Gestão de Emissões

O desafio do Escopo 3 está fora da empresa 

Por Rubens Ferreira30 junho 2026

Por que o Escopo 3 é tão difícil de gerenciar? Este artigo explica como a cadeia de valor, fornecedores e governança influenciam a redução das emissões corporativas.

Depois de entender que o problema do Escopo 3 não está no cálculo, mas na gestão, convido para uma nova reflexão: o que fazer com isso?

Na prática, melhorar a qualidade do inventário é relativamente simples, porém o desafio começa quando a empresa tenta agir sobre as emissões. E é nesse ponto que muitas iniciativas travam.

Isso porque a lógica tradicional de gestão funciona bem dentro da empresa: medir, identificar oportunidades, definir ações e implementar melhorias. 

No Escopo 3, no entanto, essa lógica se rompe.

Isso acontece pois as principais fontes de emissão estão em fornecedores, transportadores, clientes ou no uso do produto. Ou seja, fora da governança direta.

Considere um exemplo simples.

Uma empresa identifica que a maior parte de suas emissões está na compra de matérias-primas.
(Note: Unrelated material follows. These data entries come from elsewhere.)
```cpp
template <bool WINO, bool PERSIST, bool SPLIT, int TW = MW, bool FOLD = false, bool REM = false>
__global__ __launch_bounds__(SEG_THREADS, NWAVE / 4) void segment_kernel(SegmentArgs a_by_value) {
    static_assert(!FOLD || (PERSIST && !SPLIT), "the site-owning form is a persistent one-unit form");
    static_assert(TW == MW ? !(SPLIT && WINO) : (WINO && TW == MW_SHORT), "six tiles per lane: Winograd forms only, and the split one always");
    static_assert(!REM || (WINO && !SPLIT && TW == MW_SHORT), "the remainder tile [190, 206): beside six Winograd tiles of a one-unit read");
    constexpr int TILES = (SPLIT && WINO) ? (MPOS_SHORT + 15) / 16 : MT;
    __shared__ __attribute__((aligned(16))) float lds[LDS_ROWS * LDS_S + MAX_LAYERS * CST_FLOATS];
    float* const xs = lds;
    float* const cst = lds + LDS_ROWS * LDS_S;
    typedef const __attribute__((address_space(4))) SegmentArgs* kernarg_ptr;
    constexpr int UNITS = SPLIT ? 2 : 1;
    const int n_work = FOLD ? a_by_value.n_sites : (a_by_value.work_count ? *a_by_value.work_count : a_by_value.n_rows) * UNITS;
    const int per = FOLD ? a_by_value.xcd_sites : a_by_value.work_count ? (n_work + 7) >> 3 : a_by_value.xcd_rows * UNITS;
    const int xcd = blockIdx.x & 7;
    int j = blockIdx.x >> 3;
    int wk = xcd * per + j;
    if (j >= per || wk >= n_work) return;
    [[maybe_unused]] int fold_r = 0;
next_row:
    {
    kernarg_ptr ap = (kernarg_ptr)__builtin_amdgcn_kernarg_segment_ptr();
    if (PERSIST) asm volatile("" : "+s"(ap));
    auto args = [&]() -> decltype(auto) { if constexpr (PERSIST) return (*ap); else return (a_by_value); };
    const auto& a = args();
    [[maybe_unused]] const int unit = wk & 1;
    const int L = SPLIT ? (unit ? a.u_len[1] : a.u_len[0]) : a.L;
    const int Lw = SPLIT ? a.Lw : L;
    const int u_off = SPLIT ? (unit ? a.u_off[1] : a.u_off[0]) : 0;
    [[maybe_unused]] const int own_lo = SPLIT ? (unit ? a.own_lo[1] : a.own_lo[0]) : 0;
    [[maybe_unused]] const int own_hi = SPLIT ? (unit ? a.own_hi[1] : a.own_hi[0]) : L;
    [[maybe_unused]] const int stamp_row = wk;
    int tid = threadIdx.x;
    if (PERSIST) asm volatile("" : "+v"(tid));
    const int lane = tid & 63;
    const int wave = __builtin_amdgcn_readfirstlane(tid >> 6);
    const int wrow = SPLIT ? wk >> 1 : wk;
    const int row_index = FOLD ? wk * a.R + fold_r : __builtin_amdgcn_readfirstlane(a.work_count ? a.work[wrow] : wrow);
    const int site = FOLD ? wk : (int)((unsigned)row_index / (unsigned)a.R);
    const int r = FOLD ? fold_r : row_index - site * a.R;
    const size_t read_idx = (size_t)site * a.R + r;
    float* yrow = a.y + (read_idx * (size_t)Lw + u_off) * CPAD;
    float* yout = SPLIT ? a.y_out + (read_idx * (size_t)Lw + u_off) * CPAD : yrow;
    const int pos = lane & 15, kk = lane >> 4;
    const int cq = wave & 3, ph = wave >> 2;
    const int m_base = ph * MTW, cnt = ph ? MT - MTW : MTW;
    int chb[NT];
#pragma unroll
    for (int n = 0; n < NT; ++n) chb[n] = (cq * NT + n) * 16 + kk * 4;

    STAMP(0);
    [[maybe_unused]] const int wP0 = wino_base<TW>(lane);
    [[maybe_unused]] const int wlim = ((lane >> 2) & 1) ? wino_cover(TW) : wino_half_base(TW);
    [[maybe_unused]] const int chw = wave * 16 + kk * 4;
    auto dil_of = [&](int l) { return (l == 0) ? 1 : (l + 1 < a.n_layers ? a.dil_mid : a.dil_final); };
    auto wino_layer = [&](int l) { return WINO && l > 0; };
    constexpr bool CARRY = !(WINO && PERSIST);
    v4f pc0 = splat(0.f), pc1 = pc0, pc2 = pc0, pc3 = pc0, pn0 = pc0, pn1 = pc0, pn2 = pc0, pn3 = pc0;
    auto first_frags = [&](int l, v4f& f0, v4f& f1, v4f& f2, v4f& f3) {
        const float* blk = a.wl + (size_t)l * LAYER_STRIDE;
        if (wino_layer(l)) {
            gv4f_ptr w0 = (gv4f_ptr)(blk + WW_OFF) + wave * 64 + lane;
            constexpr size_t KS = (size_t)KGC * (KGC * 64);
            f0 = w0[0]; f1 = w0[KS]; f2 = w0[2 * KS]; f3 = w0[3 * KS];
        } else {
            gv4f_ptr w0 = (gv4f_ptr)(blk + W_OFF) + (cq * NT) * 64 + lane;
            f0 = w0[0]; f1 = w0[64];
        }
    };
    const bool l0_lookup = a.l_begin == 0 && a.l0_tab != nullptr && !(a.tap && a.tap_layer == 0) && (a.l_end - a.l_begin) <= L0_MAX_LAYERS;
    float* const tokf = cst + (a.l_end - a.l_begin) * CST_FLOATS;
    if ((!WINO || a.l_begin == 0) && !l0_lookup) first_frags(a.l_begin, pc0, pc1, pc2, pc3);
    auto stage_constants = [&]() {
        for (int i = tid; i < (a.l_end - a.l_begin) * CST_FLOATS; i += SEG_THREADS) {
            const int l = i / CST_FLOATS, j = i - l * CST_FLOATS;
            cst[i] = a.wl[(size_t)(a.l_begin + l) * LAYER_STRIDE + CST_OFF + j];
        }
    };

    if (a.l_begin == 0) {
        if (l0_lookup) {
            for (int i = tid; i < (LDS_ROWS - L) * (LDS_S / 4); i += SEG_THREADS) {
                const int rr = i / (LDS_S / 4), c4 = i - rr * (LDS_S / 4);
                const int row = rr < HALO ? rr : rr + L;
                *(v4f*)(xs + row * LDS_S + c4 * 4) = splat(0.f);
            }
        } else {
            for (int i = tid; i < LDS_ROWS * LDS_S / 4; i += SEG_THREADS) ((v4f*)xs)[i] = splat(0.f);
        }
        stage_constants();
// ... 100 lines not shown
        STAMP(sb + 7);
        if (CARRY) { pc0 = pn0; pc1 = pn1; pc2 = pn2; pc3 = pn3; }
    };

    auto direct_layer = [&](int l) {
        const float* wblk = a.wl + (size_t)l * LAYER_STRIDE;
        const float* lc = cst + (l - a.l_begin) * CST_FLOATS;
        const bool residual = (a.res_mask >> l) & 1u;
        const int kg = (l == 0) ? KG0 : KGC;
        const int dil = dil_of(l);
        gv4f_ptr w_conv = (gv4f_ptr)(wblk + W_OFF) + (cq * NT) * 64 + lane;
        gv4f_ptr w_res = (gv4f_ptr)(wblk + WRES_OFF) + (cq * NT) * 64 + lane;
        gv4f_ptr w_bot = (gv4f_ptr)(wblk + WBOT_OFF) + lane;
        [[maybe_unused]] const int sb = 2 + (l - a.l_begin) * 8;
        if (!WINO && l + 1 < a.l_end) first_frags(l + 1, pn0, pn1, pn2, pn3);
        const bool from_global = (l == a.l_begin) && (a.l_begin != 0) && (a.pool != nullptr);
        v4f pre_res[NT];
#pragma unroll
        for (int n = 0; n < NT; ++n) pre_res[n] = residual ? w_res[n * 64] : splat(0.f);
        static_assert(NT == 2, "two direct-form fragments are carried");
        const v4f pre_dir[NT] = {pc0, pc1};

        v4f acc[MTW][NT];
        {
            v4f bias[NT];
#pragma unroll
            for (int n = 0; n < NT; ++n) bias[n] = *(const v4f*)(lc + CST_BIAS + chb[n]);
#pragma unroll
            for (int m = 0; m < MTW; ++m)
#pragma unroll
                for (int n = 0; n < NT; ++n) acc[m][n] = bias[n];
        }
        STAMP(sb + 0);
        conv_gemm(acc, xs, w_conv, pre_dir, kg, 3, dil, lane, m_base, cnt);
        STAMP(sb + 1);
        const bool bot_here = a.has_hw && !(WINO && l + 1 < a.l_end);
        if (bot_here && !residual) {
#pragma unroll
            for (int g = 0; g < KGC; ++g) wbot[g] = w_bot[(g * 2 + (wave & 1)) * 64];
        }
        {
            v4f sc[NT], sh[NT];
#pragma unroll
            for (int n = 0; n < NT; ++n) { sc[n] = *(const v4f*)(lc + CST_SCALE + chb[n]); sh[n] = *(const v4f*)(lc + CST_SHIFT + chb[n]); }
#pragma unroll
            for (int m = 0; m < MTW; ++m) {
                const bool live = ((m_base + m) * 16 + pos) < L;
#pragma unroll
                for (int n = 0; n < NT; ++n) {
                    v4f v = acc[m][n];
#pragma unroll
                    for (int j = 0; j < 4; ++j) v[j] = live ? relu1(v[j]) * sc[n][j] + sh[n][j] : 0.f;
                    acc[m][n] = v;
                }
            }
        }
        STAMP(sb + 2);
        __syncthreads();
        STAMP(sb + 3);
        if (residual) {
            v4f bres[NT];
#pragma unroll
            for (int n = 0; n < NT; ++n) bres[n] = *(const v4f*)(lc + CST_BRES + chb[n]);
            if (!from_global) {
#pragma unroll
                for (int m = 0; m < MTW; ++m) {
                    if (m < cnt) {
// ... 37 lines not shown
                    for (int n = 0; n < NT; ++n) *(v4f*)(xs + (HALO + p) * LDS_S + chb[n]) = (p < L) ? acc[m][n] : splat(0.f);
                }
            }
        } else {
#pragma unroll
            for (int m = 0; m < MTW; ++m) {
                if (m < cnt) {
#pragma unroll
                    for (int n = 0; n < NT; ++n)
                        *(v4f*)(xs + (HALO + (m_base + m) * 16 + pos) * LDS_S + chb[n]) = acc[m][n];
                }
            }
        }
        layer_tail(l, lc, true);
    };

    [[maybe_unused]] auto wino_layer_body = [&](int l) {
        if constexpr (WINO) {
        const float* wblk = a.wl + (size_t)l * LAYER_STRIDE;
        const float* lc = cst + (l - a.l_begin) * CST_FLOATS;
        const bool residual = (a.res_mask >> l) & 1u;
        gv4f_ptr w_bot = (gv4f_ptr)(wblk + WBOT_OFF) + lane;
        [[maybe_unused]] const int sb = 2 + (l - a.l_begin) * 8;
        const bool from_global = (l == a.l_begin) && (a.l_begin != 0) && (a.pool != nullptr);
        gv4f_ptr w_w = (gv4f_ptr)(wblk + WW_OFF) + wave * 64 + lane;
        gv4f_ptr w_r1 = (gv4f_ptr)(wblk + WRES_OFF) + wave * 64 + lane;
        float* xw = xs + (HALO + wP0) * LDS_S;
        v4f out[TW][2], pre_r1;
        [[maybe_unused]] v4f rout = splat(0.f);
        [[maybe_unused]] int rp = MPOS_SHORT + pos;
        int wp = wP0;
        float* xq;
        {
            v4f acc[TW][4];
            const v4f bias = *(const v4f*)(lc + CST_BIAS + chw);
#pragma unroll
            for (int m = 0; m < TW; ++m) { acc[m][0] = splat(0.f); acc[m][1] = bias; acc[m][2] = splat(0.f); acc[m][3] = splat(0.f); }
            if constexpr (REM) rout = bias;
            STAMP(sb + 0);
            auto gemm = [&](const v4f (&pre_w)[4]) {
                if constexpr (REM)
                    conv_gemm_wino<TW, true>(acc, xw - 2 * LDS_S + kk * 4, w_w, pre_w, rout, xs + (HALO + rp - 2) * LDS_S + kk * 4, (gv4f_ptr)(wblk + W_OFF) + wave * 64 + lane);
                else
                    conv_gemm_wino(acc, xw - 2 * LDS_S + kk * 4, w_w, pre_w);
            };
            if constexpr (CARRY) {
                const v4f pre_w[4] = {pc0, pc1, pc2, pc3};
                gemm(pre_w);
            } else {
                gv4f_ptr w0 = w_w;
                const v4f pre_w[4] = {w0[0], w0[(size_t)KGC * (KGC * 64)], w0[(size_t)2 * KGC * (KGC * 64)], w0[(size_t)3 * KGC * (KGC * 64)]};
                gemm(pre_w);
            }
            STAMP(sb + 1);
            asm volatile("" : "+v"(wp));
            if constexpr (REM) asm volatile("" : "+v"(rp));
            xq = xs + (HALO + wp) * LDS_S;
            const v4f sc = *(const v4f*)(lc + CST_SCALE + chw), sh = *(const v4f*)(lc + CST_SHIFT + chw);
            const v2f sc_lo = {sc[0], sc[1]}, sc_hi = {sc[2], sc[3]}, sh_lo = {sh[0], sh[1]}, sh_hi = {sh[2], sh[3]};
            auto half = [](v4f v, int h) { return (v2f){v[2 * h], v[2 * h + 1]}; };
            v2f neg1 = {-1.f, -1.f};
            asm volatile("" : "+v"(neg1));
            auto act = [](v2f y, v2f s, v2f t) {
                const v2f r = {relu1(y[0]), relu1(y[1])};
                return __builtin_elementwise_fma(r, s, t);
            };
#pragma unroll
            for (int m = 0; m < TW; ++m) {
                const v2f y0l = half(acc[m][0], 0) + half(acc[m][1], 0) + half(acc[m][2], 0), y0h = half(acc[m][0], 1) + half(acc[m][1], 1) + half(acc[m][2], 1);
                const v2f y1l = __builtin_elementwise_fma(half(acc[m][3], 0), neg1, __builtin_elementwise_fma(half(acc[m][2], 0), neg1, half(acc[m][1], 0)));
                const v2f y1h = __builtin_elementwise_fma(half(acc[m][3], 1), neg1, __builtin_elementwise_fma(half(acc[m][2], 1), neg1, half(acc[m][1], 1)));
                const v2f o0l = act(y0l, sc_lo, sh_lo), o0h = act(y0h, sc_hi, sh_hi), o1l = act(y1l, sc_lo, sh_lo), o1h = act(y1h, sc_hi, sh_hi);
                out[m][0] = (v4f){o0l[0], o0l[1], o0h[0], o0h[1]};
                out[m][1] = (v4f){o1l[0], o1l[1], o1h[0], o1h[1]};
            }
            if constexpr (REM) {
                const v2f rl = act(half(rout, 0), sc_lo, sh_lo), rh = act(half(rout, 1), sc_hi, sh_hi);
                rout = (v4f){rl[0], rl[1], rh[0], rh[1]};
            }
        }
        [[maybe_unused]] float* const rcell = xs + (HALO + rp) * LDS_S + chw;
        int wl = min(wlim, L);
        asm volatile("" : "+v"(wl));
        __builtin_amdgcn_sched_barrier(0);
        pre_r1 = residual ? w_r1[0] : splat(0.f);
        if (CARRY && !residual && l + 1 < a.l_end) first_frags(l + 1, pn0, pn1, pn2, pn3);
        if (a.has_hw && l > a.l_begin && wave < NWAVE / 2) {
            gv4f_ptr w_bp = (gv4f_ptr)(wblk - LAYER_STRIDE + WBOT_OFF) + lane;
#pragma unroll
            for (int g = 0; g < KGC; ++g) wbot[g] = w_bp[(g * 2 + (wave & 1)) * 64];
            bottleneck<NWAVE / 2, SPLIT, TILES>(xs, wbot, lc - CST_FLOATS + CST_BBOT,
                                         a.h + (size_t)(l - 1) * a.h_layer_stride + (read_idx * (size_t)Lw + u_off) * HPAD, own_hi, wave, lane, own_lo);
        }
        const bool bot_here = a.has_hw && !(l + 1 < a.l_end);
        if (bot_here && !residual) {
#pragma unroll
            for (int g = 0; g < KGC; ++g) wbot[g] = w_bot[(g * 2 + (wave & 1)) * 64];
        }
        STAMP(sb + 2);
        __syncthreads();
        STAMP(sb + 3);
        if (residual) {
            const v4f bres = *(const v4f*)(lc + CST_BRES + chw);
            if (from_global) {
#pragma unroll
                for (int m = 0; m < TW; ++m)
#pragma unroll
// ... 639 lines not shown
```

O passo seguinte, em teoria, seria reduzir essas emissões. 

O que acontece na prática, no entanto, depende de fatores como a capacidade técnica do fornecedor, o custo de alternativas de menor emissão, a disponibilidade de materiais no mercado, os contratos já estabelecidos, o poder de negociação, etc.

Para citar mais um exemplo, o mesmo vale para logística. 

A redução de emissões pode significar mudança de rotas, trocas de modais, revisão de prazos de entrega, alterações de centros de distribuição e por aí vai. 

Cada uma dessas decisões têm impacto direto em custo, prazo e operação e, nem sempre, a empresa tem controle total sobre essas variáveis.

“Engajar fornecedores”, “incentivar boas práticas” e “priorizar parceiros mais eficientes” são exemplos de como tentativas estratégicas ficam apenas no nível da intenção quando falamos de Escopo 3. 

São direções corretas, mas na ausência de mecanismos concretos, têm efeito limitado.

Por outro lado, quando o tema avança, começa a aparecer onde realmente importa, a saber: 

  • critérios de compra
  • exigências contratuais
  • processos de homologação de fornecedores
  • desenvolvimento conjunto de soluções
  • definição de portfólio de produtos. 

É nesse momento que o Escopo 3 deixa de ser ambiental e passa a ser estrutural.

Um ponto de atenção é ter presente que mudanças da cadeia podem significar aumento de preço, redução de opções de fornecedores, necessidade de investimento e maior complexidade operacional. 

E nem todas as empresas estão dispostas — ou preparadas — para isso.

Por isso, existe um desalinhamento recorrente: as metas de Escopo 3 avançam mais rápido do que a capacidade real de influenciar a cadeia de valor.

Sua empresa está disposta a incorporar o tema nas decisões que realmente movem o negócio?